Related Article: Who Is Your Weakest Link? The Risk of Cloud Partners

Revising Your Contracts and/or Vendor Agreements

Once you’ve done your due diligence and made your selection, it’s time to take another look at your standard contracts, which may not have been updated to cover today’s digital risks. In addition to referencing your vetting process and stating that the vendor has been selected based on the assumption that they will continue to meet your standards, you may also want to include a couple of other sections:


Depending on the geographic locations where you and your vendors are located (or the jurisdictions whose laws your contract specifies will be followed), you could require a vendor contract include an indemnification clause that states you are not responsible for any breaches that occur due to a third party’s negligence. Depending on your vendor’s contract with their downstream vendors or other third parties, any losses would then fall on them or the third-party vendor. (This assumes, of course, that you aren’t at fault in any way. Negligence on your part could void an indemnification clause.)


Contracts should also specify consequences for your vendor should there be a breach or loss due to a third party’s actions. Such consequences could include immediate termination of your contract with the vendor, financial reimbursement of any losses you incur, additional penalties to rehabilitate your reputation or win back customers, etc. Or consider something that I like to recommend, a security bonus. For each year a vendor successfully maintains secure practices and doesn’t incur any data loss, they earn an extra 10%. Basically, they have already earned the money, and it’s theirs to lose if they follow poor practices.

Consider Buying Cybersecurity Insurance

In addition to revising your vendor contracts, it’s also a good idea to consider cybersecurity insurance. Several types of policies are available, so it’s important to read the details. Coverage options include:

  • Loss of data.
  • Fines or penalties imposed by regulatory bodies due to exposure of personal or sensitive data.
  • The costs of an investigation/forensics.
  • Hardware or network damage.
  • Lost revenue.
  • Lawsuits from individuals.
  • Costs of remediation, including things like providing free credit monitoring or reimbursing actual losses.
  • Assistance with tasks like notifying regulatory bodies and affected consumers.

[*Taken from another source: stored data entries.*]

template <typename T> struct Raw8;
template <> struct Raw8<bf16_t> {
  uint4 u;
  static __device__ __forceinline__ Raw8 ld(const bf16_t* p) {
    Raw8 r;
#ifdef VSSEG_NT_LOADS
    typedef unsigned u32x4 __attribute__((ext_vector_type(4)));
    const u32x4 t = __builtin_nontemporal_load(reinterpret_cast<const u32x4*>(p));
    r.u = make_uint4(t[0], t[1], t[2], t[3]);
#else
    r.u = *reinterpret_cast<const uint4*>(p);
#endif
    return r;
  }
  __device__ __forceinline__ f8 cvt() const {
    return f8{{__uint_as_float(u.x << 16), __uint_as_float(u.x & 0xffff0000u), __uint_as_float(u.y << 16), __uint_as_float(u.y & 0xffff0000u),
               __uint_as_float(u.z << 16), __uint_as_float(u.z & 0xffff0000u), __uint_as_float(u.w << 16), __uint_as_float(u.w & 0xffff0000u)}};
  }
};
template <> struct Raw8<float> {
  f8 v;
  static __device__ __forceinline__ Raw8 ld(const float* p) { Raw8 r; r.v = ld8(p); return r; }
  __device__ __forceinline__ f8 cvt() const { return v; }
};

template <typename T, int U>
__global__ __launch_bounds__(1024) void bn_act_bwd_reduce_kernel(const T* __restrict__ y, int yp, const T* __restrict__ dout, int dp, BnBwdArgs a, int cgs, int64_t nvox, double* __restrict__ sums, int stride, double* __restrict__ alpha_acc,
                                                               const uint8_t* __restrict__ keep_in, unsigned* fxflag) {
  extern __shared__ float red[];
  const int C = cgs * 8, RW = 3 * C + 1, nw = (blockDim.x + 63) >> 6;
  for (int i = threadIdx.x; i < nw * RW; i += blockDim.x) red[i] = 0.f;
  __syncthreads();
  const float alpha = *a.alpha;
  if (a.p_drop > 0.f && keep_in == nullptr) dropout_resolve_seed(a.seed, a.salt);
  const int64_t gt = blockIdx.x * (int64_t)blockDim.x + threadIdx.x, nthreads = (int64_t)gridDim.x * blockDim.x;
  const int cg = (int)(gt % cgs);
  const int c = cg * 8;
  float sc[8], sh[8], mu[8];
#pragma unroll
  for (int j = 0; j < 8; ++j) { sc[j] = a.scale[c + j]; sh[j] = a.shift[c + j]; mu[j] = a.mean[c + j]; }
  const bool drop = a.p_drop > 0.f;
  const float inv_keep = 1.f / (1.f - a.p_drop);
  float s1[8] = {0, 0, 0, 0, 0, 0, 0, 0}, s2[8] = {0, 0, 0, 0, 0, 0, 0, 0}, s3[8] = {0, 0, 0, 0, 0, 0, 0, 0}, dal = 0.f;
  const int64_t vstep = nthreads / cgs;
  auto one = [&](const f8& yy, const f8& da, unsigned keep) {
#pragma unroll
    for (int j = 0; j < 8; ++j) {
      const float z = yy.v[j] * sc[j] + sh[j];
      const bool k = (keep >> j) & 1u;
      const float d = k ? z * inv_keep : 0.f;
      const float g = da.v[j];
      const float dd = d > 0.f ? g : alpha * g;
      if (d < 0.f) dal += g * d;
      const float dz = k ? dd * inv_keep : 0.f;
      s1[j] += dz; s2[j] += dz * (yy.v[j] - mu[j]); s3[j] += g;
    }
  };
  auto sweep = [&](auto src_c) {
    constexpr int SRC = decltype(src_c)::value;
    auto mask_of = [&](int64_t vv) -> unsigned {
      if constexpr (SRC == 0) return 0xffu;
      else if constexpr (SRC == 1) return (unsigned)keep_in[vv * cgs + cg];
      else return dropout_keep8(a.seed, a.salt, (uint64_t)(vv * cgs + cg), a.p_drop);
    };
    int64_t v = gt / cgs;
    for (; v + (U - 1) * vstep < nvox; v += U * vstep) {
      Raw8<T> yv[U], dv[U];
      unsigned kp[U];
#pragma unroll
      for (int u = 0; u < U; ++u) { yv[u] = Raw8<T>::ld(y + (v + u * vstep) * yp + c); dv[u] = Raw8<T>::ld(dout + (v + u * vstep) * dp + c); kp[u] = mask_of(v + u * vstep); }
#pragma unroll
      for (int u = 0; u < U; ++u) one(yv[u].cvt(), dv[u].cvt(), kp[u]);
    }
    for (; v < nvox; v += vstep) one(ld8(y + v * yp + c), ld8(dout + v * dp + c), mask_of(v));
  };
  if (!drop) sweep(std::integral_constant<int, 0>{});
  else if (keep_in != nullptr) sweep(std::integral_constant<int, 1>{});
  else sweep(std::integral_constant<int, 2>{});
  float* rw = red + (threadIdx.x >> 6) * RW;
#pragma unroll
  for (int j = 0; j < 8; ++j) { atomicAdd(&rw[c + j], s1[j]); atomicAdd(&rw[C + c + j], s2[j]); atomicAdd(&rw[2 * C + c + j], s3[j]); }
  dal = wave_sum(dal);
  if ((threadIdx.x & 63) == 0) rw[3 * C] = dal;
  __syncthreads();
  auto wsum = [&](int i) { float v = 0.f; for (int w = 0; w < nw; ++w) v += red[w * RW + i]; return v; };
  const int shard = blockIdx.x % VSSEG_STAT_SHARDS;
  for (int i = threadIdx.x; i < 3 * C; i += blockDim.x) {
    const int which = i / C, ch = i % C;
    double val = (double)wsum(i);
    if (which == 1) val *= (double)a.invstd[ch];
    vsseg_fx_add(&sums[(int64_t)shard * 3 * stride + which * stride + ch], val, VSSEG_FX_GRAD, fxflag);
  }
  if (threadIdx.x == 0) vsseg_fx_add(&alpha_acc[shard], (double)wsum(3 * C), VSSEG_FX_GRAD, fxflag);
}
extern "C" int vsseg_bn_act_bwd_reduce(vsseg_tensor y, vsseg_tensor dout, const float* mean, const float* invstd, const float* gamma, const float* beta, const float* scale, const float* shift, const float* alpha,
                                       float p_drop, uint64_t seed, uint32_t salt, double* sums, int32_t stride, double* alpha_acc, const uint8_t* keep_in, void* stream) {
  VSSEG_ONE_PART("vsseg_bn_act_bwd_reduce", &y, &dout);
  VSSEG_CHECK(y.ptr && dout.ptr && y.dtype == dout.dtype && y.c == dout.c && y.c % 8 == 0 && y.pitch % 8 == 0 && dout.pitch % 8 == 0 && sums && alpha_acc && stride >= y.c, "vsseg_bn_act_bwd_reduce: bad arguments");
  int cgs = y.c / 8, blk = block_for_cgs(cgs);
  VSSEG_CHECK(blk > 0, "vsseg_bn_act_bwd_reduce: unsupported channel count %d", y.c);
  int64_t nv = tensor_voxels(y);
  BnBwdArgs a{mean, invstd, gamma, beta, scale, shift, alpha, p_drop, seed, salt};
  size_t lds = (size_t)((blk + 63) / 64) * (3 * y.c + 1) * sizeof(float);
  const int64_t items = nv * cgs;
  const int budget = 65536;
  const int cap = (int)std::min<int64_t>(256 * 8, std::max<int64_t>(192, std::min<int64_t>(items / ((int64_t)blk * 16), y.c <= 16 ? 256 * 3 : budget / (3 * y.c))));
  int grid = grid_for((nv * cgs + 1) / 2, blk, cap);
  VSSEG_FX_FLAG(fxflag, "vsseg_bn_act_bwd_reduce");
  DISPATCH_T(y.dtype, hipLaunchKernelGGL((bn_act_bwd_reduce_kernel<T, 2>), dim3(grid), dim3(blk), lds, as_stream(stream), (const T*)y.ptr, y.pitch, (const T*)dout.ptr, dout.pitch, a, cgs, nv, sums, stride, alpha_acc, keep_in, fxflag));
  VSSEG_LAUNCH_CHECK("vsseg_bn_act_bwd_reduce");
  return VSSEG_OK;
}
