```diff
@@ -201,7 +205,12 @@
         self._ws = {}
         self._shadow = None
         self._shadow_ev = None
+        self._shadows_current = self._shadows_valid = False
+        self._adam_tabs = {}
         self._ln_tab = None
+
+    def shadows_stale(self):
+        self._shadows_current = self._shadows_valid = False
 
     def P(self, name):
         return self._params[name].data
@@ -359,28 +368,61 @@
             self._ln_tab = torch.tensor(rows, dtype=torch.int64, device=self.device)
         return self._ln_tab
 
+    def _shadow_items(self):
+        sh = self._shadows()
+        model = self._model()
+        cfg = model.config
+        H, I = cfg.hidden_size, cfg.intermediate_size
+        items = []
+        for i, s in enumerate(sh["layers"]):
+            L = "bert.encoder.layer.%d." % i
+            items.append((L + "attention.self.query.weight", 3 * H, H, s["qkvT"], 3 * H, 3 * H))
+            items.append((L + "attention.output.dense.weight", H, H, s["oT"], H, H))
+            items.append((L + "intermediate.dense.weight", I, H, s["w1T"], I, I))
+            items.append((L + "output.dense.weight", H, I, s["w2T"], H, H))
+        items.append(("vis_embed.2.weight", H, 2048, sh["v2T"], H, H))
+        if model.tasks == "vqa2":
+            NA = model.num_answers
+            items.append(("ans_classifier.2.weight", NA, 2 * H, sh["a2T"], _ru(NA, 64), _ru(NA, 64)))
+            items.append(("ans_classifier.0.weight", 2 * H, H, sh["a0T"], 2 * H, 2 * H))
+        else:
+            items.append(("cls.predictions.transform.dense.weight", H, H, sh["tT"], H, H))
+        return items
+
     def _refresh_shadows(self):
         sh = self._shadows()
         if "batch" not in sh:
-            model = self._model()
-            cfg = model.config
-            H, I, V = cfg.hidden_size, cfg.intermediate_size, cfg.vocab_size
-            items = []
-            for i, s in enumerate(sh["layers"]):
-                L = "bert.encoder.layer.%d." % i
-                items.append((self.P(L + "attention.self.query.weight"), H, s["qkvT"], 3 * H, 3 * H, H, 3 * H))
-                items.append((self.P(L + "attention.output.dense.weight"), H, s["oT"], H, H, H, H))
-                items.append((self.P(L + "intermediate.dense.weight"), H, s["w1T"], I, I, H, I))
-                items.append((self.P(L + "output.dense.weight"), I, s["w2T"], H, H, I, H))
-            items.append((self.P("vis_embed.2.weight"), 2048, sh["v2T"], H, H, 2048, H))
-            if model.tasks == "vqa2":
-                NA = model.num_answers
-                items.append((self.P("ans_classifier.2.weight"), 2 * H, sh["a2T"], _ru(NA, 64), NA, 2 * H, _ru(NA, 64)))
-                items.append((self.P("ans_classifier.0.weight"), H, sh["a0T"], 2 * H, 2 * H, H, 2 * H))
-            else:
-                items.append((self.P("cls.predictions.transform.dense.weight"), H, sh["tT"], H, H, H, H))
-            sh["batch"] = K.make_transpose_batch(items, self.device)
+            sh["batch"] = K.make_transpose_batch([(self.P(name), cols, dst, ldd, rows, cols, rows_pad)
+                                                  for name, rows, cols, dst, ldd, rows_pad in self._shadow_items()], self.device)
         K.transpose_batched(sh["batch"])
+        self._shadows_current = True
+
+    def adam_segments(self, lo, hi):
+        if not self.ADAM_SHADOWS:
+            return None
+        tab = self._adam_tabs.get((lo, hi))
+        if tab is None:
+            offs, inside = self.offsets["decay"], []
+            for name, rows, cols, dst, ldd, _ in self._shadow_items():
+                off = offs[name]
+                if name.endswith("attention.self.query.weight"):
+                    L = name[:-len("query.weight")]
+                    assert offs[L + "key.weight"] == off + cols * cols and offs[L + "value.weight"] == off + 2 * cols * cols, name
+                assert (lo <= off and off + rows * cols <= hi) or off + rows * cols <= lo or hi <= off, (name, off, rows * cols, lo, hi)
+                if lo <= off and off + rows * cols <= hi:
+                    inside.append((off - lo, rows, cols, dst, ldd))
+            tab = self._adam_tabs[(lo, hi)] = K.make_adam_segments(sorted(inside, key=lambda t: t[0]), self.device)
+        self._adam_covered += tab[2]
+        return tab
+
+    def adam_shadows_begin(self):
+        if self._shadow_ev is not None:
+            torch.cuda.current_stream().wait_event(self._shadow_ev)
+            self._shadow_ev = None
+        self._adam_covered = 0
+
+    def adam_shadows_end(self):
+        self._shadows_valid = self._shadows_current and self._shadow is not None and self._adam_covered == len(self._shadow_items())
 
     def _nt_variant(self, x, w, y, M, N, Kd, kw):
         if self.GEMM_NT_VARIANT is not None:
@@ -638,15 +680,16 @@
                 prep_mask(attention_mask)
                 mask_ev = torch.cuda.Event()
                 mask_ev.record(side)
-                if self._params_done is not None:
-                    side.wait_event(self._params_done)
-                if self._param_works is not None:
-                    for w in self._param_works.values():
-                        if w is not None:
-                            w.wait()
-                self._refresh_shadows()
-                self._shadow_ev = torch.cuda.Event()
-                self._shadow_ev.record(side)
+                if not self._shadows_valid:
+                    if self._params_done is not None:
+                        side.wait_event(self._params_done)
+                    if self._param_works is not None:
+                        for w in self._param_works.values():
+                            if w is not None:
+                                w.wait()
+                    self._refresh_shadows()
+                    self._shadow_ev = torch.cuda.Event()
+                    self._shadow_ev.record(side)
         else:
             prep_mask(attention_mask)
             prep_pe()
@@ -1290,7 +1333,7 @@
         if self._shadow_ev is not None:
             torch.cuda.current_stream().wait_event(self._shadow_ev)
             self._shadow_ev = None
-        else:
+        elif not self._shadows_valid:
             self._refresh_shadows()
         sh = self._shadows()
         x_last = ws["layers"][NL - 1]["x2"]
diff --git a/vlp_amd/modeling.py b/vlp_amd/modeling.py
--- a/vlp_amd/modeling.py
+++ b/vlp_amd/modeling.py
@@ -293,6 +293,12 @@
             eng.invalidate()
         return out
 
+    def load_state_dict(self, *a, **k):
+        eng = self.__dict__.get("_engine")
+        if eng is not None:
+            eng.shadows_stale()
+        return super(PreTrainedBertModel, self).load_state_dict(*a, **k)
+
     def __deepcopy__(self, memo):
         cls = self.__class__
         new = cls.__new__(cls)
diff --git a/vlp_amd/optimization.py b/vlp_amd/optimization.py
--- a/vlp_amd/optimization.py
+++ b/vlp_amd/optimization.py
@@ -165,6 +165,8 @@
         if self._flat is None:
             self._build()
         eng = self._engine()
+        if eng is not None:
+            eng.shadows_stale()
         unused = eng.unused_parameter_names() if eng is not None else set()
         name_of = {id(p): n for n, p in eng._params.items()} if eng is not None else {}
         for group, fg in zip(self.param_groups, self._flat):
diff --git a/vlp_amd/optimization_fp16.py b/vlp_amd/optimization_fp16.py
--- a/vlp_amd/optimization_fp16.py
+++ b/vlp_amd/optimization_fp16.py
@@ -186,17 +186,20 @@
         self._steps_issued += 1
         plan = getattr(eng, "shard_plan", None)
         if plan is not None:
+            eng.shadows_stale()
             return self._step_sharded(plan)
         if self.pipeline_with_forward:
             return self._step_pipelined()
         eng.wait_params()
         self._grad_norms()
         torch.maximum(self._sumsq[0][1:2], self._sumsq[1][1:2], out=self._ovf)
+        eng.adam_shadows_begin()
         for i, key in enumerate(self._group_key):
             g = self.param_groups[i]
             K.adam_hyper(self._sumsq[i], self._ovf, self._scale_state, g["max_grad_norm"], self._step_size(g), self._hyper[i])
-            self._adam_range(i, key, 0, eng.sizes[key])
+            self._adam_range(i, key, 0, eng.sizes[key], shadows=True)
         K.loss_scale_update(self._scale_state, self._ovf)
+        eng.adam_shadows_end()
 
     def _grad_norms(self):
         eng = self.engine
@@ -210,12 +213,13 @@
             return g["lr"] * (1 - b2 ** t) ** 0.5 / (1 - b1 ** t)
         return g["lr"]
 
-    def _adam_range(self, i, key, lo, hi):
+    def _adam_range(self, i, key, lo, hi, shadows=False):
         g = self.param_groups[i]
         b1, b2 = g["betas"]
         eng = self.engine
+        seg = eng.adam_segments(lo, hi) if shadows and key == "decay" else None
         K.fused_adam(self.fp32_groups_flat[i][lo:hi], self._m[i][lo:hi], self._v[i][lo:hi], eng.gflat[key][lo:hi], eng.flat[key][lo:hi], hi - lo,
-                     self._hyper[i], b1=b1, b2=b2, eps=g["eps"], decay=g["weight_decay"], eps_inside_sqrt=(self.optimizer.eps_mode == 0))
+                     self._hyper[i], b1=b1, b2=b2, eps=g["eps"], decay=g["weight_decay"], eps_inside_sqrt=(self.optimizer.eps_mode == 0), segments=seg)
 
     def _step_pipelined(self):
         eng = self.engine
@@ -231,13 +235,14 @@
                 g = self.param_groups[i]
                 K.adam_hyper(self._sumsq[i], self._ovf, self._scale_state, g["max_grad_norm"], self._step_size(g), self._hyper[i])
             i_nd, i_d = self._group_key.index("nodecay"), self._group_key.index("decay")
+            eng.adam_shadows_begin()
             self._adam_range(i_nd, "nodecay", 0, eng.sizes["nodecay"])
             ev = torch.cuda.Event()
             ev.record(st)
             events["nodecay"] = ev
             for b in reversed(range(len(eng.buckets))):
                 lo, hi = eng.buckets[b]
-                self._adam_range(i_d, "decay", lo, hi)
+                self._adam_range(i_d, "decay", lo, hi, shadows=True)
                 ev = torch.cuda.Event()
                 ev.record(st)
                 events[b] = ev
@@ -245,6 +250,7 @@
             done = torch.cuda.Event()
             done.record(st)
         eng.set_param_events(events, done)
+        eng.adam_shadows_end()
 
     def state_dict(self):
         self._gather_sharded_state()
@@ -322,6 +328,7 @@
         self._applied0, self._iter0, self._skipped0 = step, stl[1], stl[6]
         for i, key in enumerate(self._group_key):
             self.engine.flat[key].copy_(self.fp32_groups_flat[i])
+        self.engine.shadows_stale()
         logger.info("FP16_Optimizer_State: resumed from an apex-layout file; the dropout stream position is not part of that layout "
                     "(masks restart from base_seed=%d, step_seed=%d)", self.engine.base_seed, self.engine.step_seed)
 
@@ -348,5 +355,6 @@
             cur.data.copy_(saved.data)
         for i, key in enumerate(self._group_key):
             self.engine.flat[key].copy_(self.fp32_groups_flat[i])
+        self.engine.shadows_stale()
         if "vlp_rng" in sd:
             self.engine.base_seed, self.engine.step_seed = int(sd["vlp_rng"]["base_seed"]), int(sd["vlp_rng"]["step_seed"])
```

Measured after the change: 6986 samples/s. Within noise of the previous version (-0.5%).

As with any insurance policy, pay close attention to the wording, and have your legal counsel review it, too. There’s nothing like thinking you’re covered — and then the worst happens and you discover some sort of exemption in the policy’s fine print that leaves you hanging.

Related Article: Don't Be the Next Equifax: Tips to Avoid a Security Breach

Looking Toward the Future

Security standards and regulatory requirements are evolving at a breathtaking speed, as companies of all sizes try to keep up with rapid advances in technology. One thing we’re starting to see is vendors developing their own processes for “reverse due diligence” (also known as “managing up”). As vendors begin to receive lengthier, more specific questionnaires from prospective customers, the smart ones are developing standardized answers and making them available to anyone who may receive such a questionnaire. And some vendors are reaching out to prospective customers proactively, letting them know that they’re ready and willing to cooperate with their vetting processes.

Today’s Takeaway

Managing the vendor ecosystem in today’s world reminds me of one of those cheesy pandemic movies, where epidemiologists must work to identify everyone an infected person came in contact with — plus all of the individuals those people came in contact with, and so on. Every additional touchpoint in your vendor ecosystem introduces risks, and it’s your job to identify and resolve those risks. But in a world where everybody outsources, you can’t do it without your vendors’ help. Following these steps — every single time — is the best way to do that.